5 days ago4 min read

Key Insights

  • Alnylam Pharmaceuticals has joined the Alliance for Genomic Discovery as the ninth member, gaining access to a comprehensive clinical genomic database containing 250,000 whole-genomes to accelerate RNA interference therapeutic development.

  • The partnership will enable Alnylam to leverage AI-powered genomic data to identify new therapeutic targets for gene silencing medicines, with the alliance expanding to include an additional 31,250 whole-genomes.

  • The AGD dataset has already demonstrated value by identifying novel therapeutic targets in autoimmune and neurodegenerative diseases, with plans to add multiomic layers including proteomics to enhance drug discovery capabilities.

Alnylam Pharmaceuticals, a pioneer in RNA interference (RNAi) therapeutics, has joined the Alliance for Genomic Discovery (AGD) as its ninth member, announced Illumina, Inc. and Nashville Biosciences, LLC on September 18, 2025. The partnership positions Alnylam to utilize the AGD's comprehensive clinical genomic database to accelerate drug target discovery for gene silencing medicines.

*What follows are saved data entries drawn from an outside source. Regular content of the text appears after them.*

__global__ __launch_bounds__(256) void bs_plan_kernel(const uint32_t *__restrict__ keys, int n_active, int n_hot,
                                                      int item_bits, int max_blocks, const int *__restrict__ item_of_rank,
                                                      int *__restrict__ chain_begin, BsChainDesc *__restrict__ chains,
                                                      BsBlockDesc *__restrict__ blocks, int *__restrict__ walk_begin, size_t stride) {
    __shared__ int s_part[256];
    const int b = blockIdx.x, tid = threadIdx.x;
    const uint32_t *kb = keys + static_cast<size_t>(b) * stride;
    int *cb = chain_begin + static_cast<size_t>(b) * (n_hot + 1);
    BsChainDesc *cd = chains + static_cast<size_t>(b) * max(n_hot, 1);
    BsBlockDesc *bd = blocks + static_cast<size_t>(b) * max_blocks;
    for (int r = tid; r <= n_hot; r += 256) cb[r] = lower_bound_key(kb, n_active, static_cast<uint32_t>(r));
    __syncthreads();
    if (tid == 0) walk_begin[b] = cb[n_hot];
    const int per = (n_hot + 255) / 256;
    const int r0 = min(tid * per, n_hot), r1 = min(r0 + per, n_hot);
    int mine = 0;
    for (int r = r0; r < r1; ++r) mine += (cb[r + 1] - cb[r] + kB - 1) / kB;
    s_part[tid] = mine;
    __syncthreads();
    __shared__ int s_total;
    if (tid == 0) {
        int run = 0;
        for (int t = 0; t < 256; ++t) {
            const int v = s_part[t];
            s_part[t] = run;
            run += v;
        }
        s_total = run;
    }
    __syncthreads();
    int off = s_part[tid];
    for (int r = r0; r < r1; ++r) {
        const int begin = cb[r], len = cb[r + 1] - begin;
        cd[r] = BsChainDesc{begin, len, off, item_of_rank[r]};
        const int nb = (len + kB - 1) / kB;
        for (int m = 0; m < nb; ++m) bd[off + m] = BsBlockDesc{begin + kB * m, min(kB, len - kB * m), r, m};
        off += nb;
    }
    for (int g = s_total + tid; g < max_blocks; g += 256) bd[g] = BsBlockDesc{0, 0, 0, 0};
}

__global__ __launch_bounds__(256, 4) void bs_gram_kernel(SgdArgs a, BsIteration it) {
    extern __shared__ float4 bs_smem[];
    const int g = static_cast<int>(blockIdx.x) - it.la_grid;
    __builtin_amdgcn_s_setprio(2);
    struct Through {
        unsigned long long *count;
        __device__ ~Through() {
            if (count && threadIdx.x == 0)
                __hip_atomic_fetch_add(count + 16 * (blockIdx.x & 31), 1ull, __ATOMIC_RELAXED, __HIP_MEMORY_SCOPE_AGENT);
        }
    } through_count{it.gram_done};
    if (g < 0) {
        const BsChainDesc last = it.chains[it.la_ranks - 1];
        const int la_end = min(last.blk0 + (last.len + kB - 1) / kB, it.la_cap);
        for (int gb = g + it.la_grid; gb < la_end; gb += it.la_grid) gram_cross_block(a, it, gb, bs_smem);
        return;
    }
    gram_block(a, it, g, bs_smem);
}

template <int SW>
__global__ __launch_bounds__(512) void bs_solve_kernel(SgdArgs a, BsIteration it) {
    extern __shared__ float4 bs_smem[];
    if (it.gram_done && threadIdx.x == 0)
        __hip_atomic_fetch_add(it.solve_started, 1ull, __ATOMIC_RELAXED, __HIP_MEMORY_SCOPE_AGENT);
    const int chain = blockIdx.x;
    const BsChainDesc cd = it.chains[chain];
    if constexpr (SW <= 8) {
        if (chain_is_lookahead(it, chain, cd)) {
            chain_lookahead<(4 * SW < kLaMaxSlots ? 4 * SW : kLaMaxSlots)>(a, it, bs_smem, cd);
            return;
        }
    }
    solve_chain<SW>(a, it, bs_smem, cd);
}

__global__ __launch_bounds__(64 * kUpdMaxWaves) void bs_update_kernel(SgdArgs a, BsIteration it) {
    const int g = blockIdx.x;
    __builtin_amdgcn_s_setprio(2);
    if (g == it.launch_blocks) {
        if (threadIdx.x == 0) await_iteration_end(it);
        return;
    }
    for (int blk = g; blk < it.max_blocks; blk += it.launch_blocks) {
        if (it.blocks[blk].n_valid == 0) break;
        update_block(a, it, blk);
    }
}

template <int SW>
void launch_solve_sw(const SgdArgs &a, const BsIteration &it, hipStream_t stream) {
    size_t lds = solve_lds_bytes(a.nslots, SW);
    if (it.la_ranks > 0) lds = std::max(lds, la_lds_bytes(a.nslots));
    ensure_max_dynamic_lds(reinterpret_cast<const void *>(bs_solve_kernel<SW>));
    hipLaunchKernelGGL((bs_solve_kernel<SW>), dim3(it.n_hot), dim3(512), lds, stream, a, it);
    const hipError_t err = hipGetLastError();
    if (err != hipSuccess)
        fail(CU2REC_EHIP, std::string("bs_solve_kernel launch failed: ") + hipGetErrorString(err) + " (SW " + std::to_string(SW) +
                              ", chains " + std::to_string(it.n_hot) + ", LDS " + std::to_string(lds) + " bytes)");
}

}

Expanding Genomic Resources for RNAi Development

Alnylam joins an established consortium that includes AbbVie, Amgen, AstraZeneca, Bayer, Bristol Myers Squibb, GSK, Merck, and Novo Nordisk. The company's membership will strengthen the AGD clinical genomic database, enabling additional investment to sequence and analyze 31,250 new whole-genomes, expanding the alliance's existing 250,000 whole-genome cohort.
"We welcome Alnylam to the AGD as our members continue to leverage data that fuels innovation in novel therapeutics to improve lives of patients everywhere," said Todd Christian, senior vice president of Services, Arrays and Genomic Access at Illumina. "Alnylam's decision to join the alliance speaks to the immense value of this resource that combines powerful scale and depth of sequencing with clinical data quality and diverse ancestral representation."

Leveraging Human Genetics for Target Discovery

RNAi therapeutics function by "silencing" genes that cause or contribute to disease, working upstream of traditional treatment approaches. The AGD dataset will provide Alnylam scientists with a valuable resource for identifying new therapeutic targets across diverse patient populations.
"We are excited to join the Alliance for Genomic Discovery and contribute to the expansion of this important dataset, while simultaneously mining it for insights," said Paul Nioi, senior vice president of Research at Alnylam. "We rely on human genetics to guide us as we discover and develop RNAi therapeutics with the potential to change medicine. The AGD dataset will bolster our ability to identify therapeutic targets that are relevant to patients from many different backgrounds."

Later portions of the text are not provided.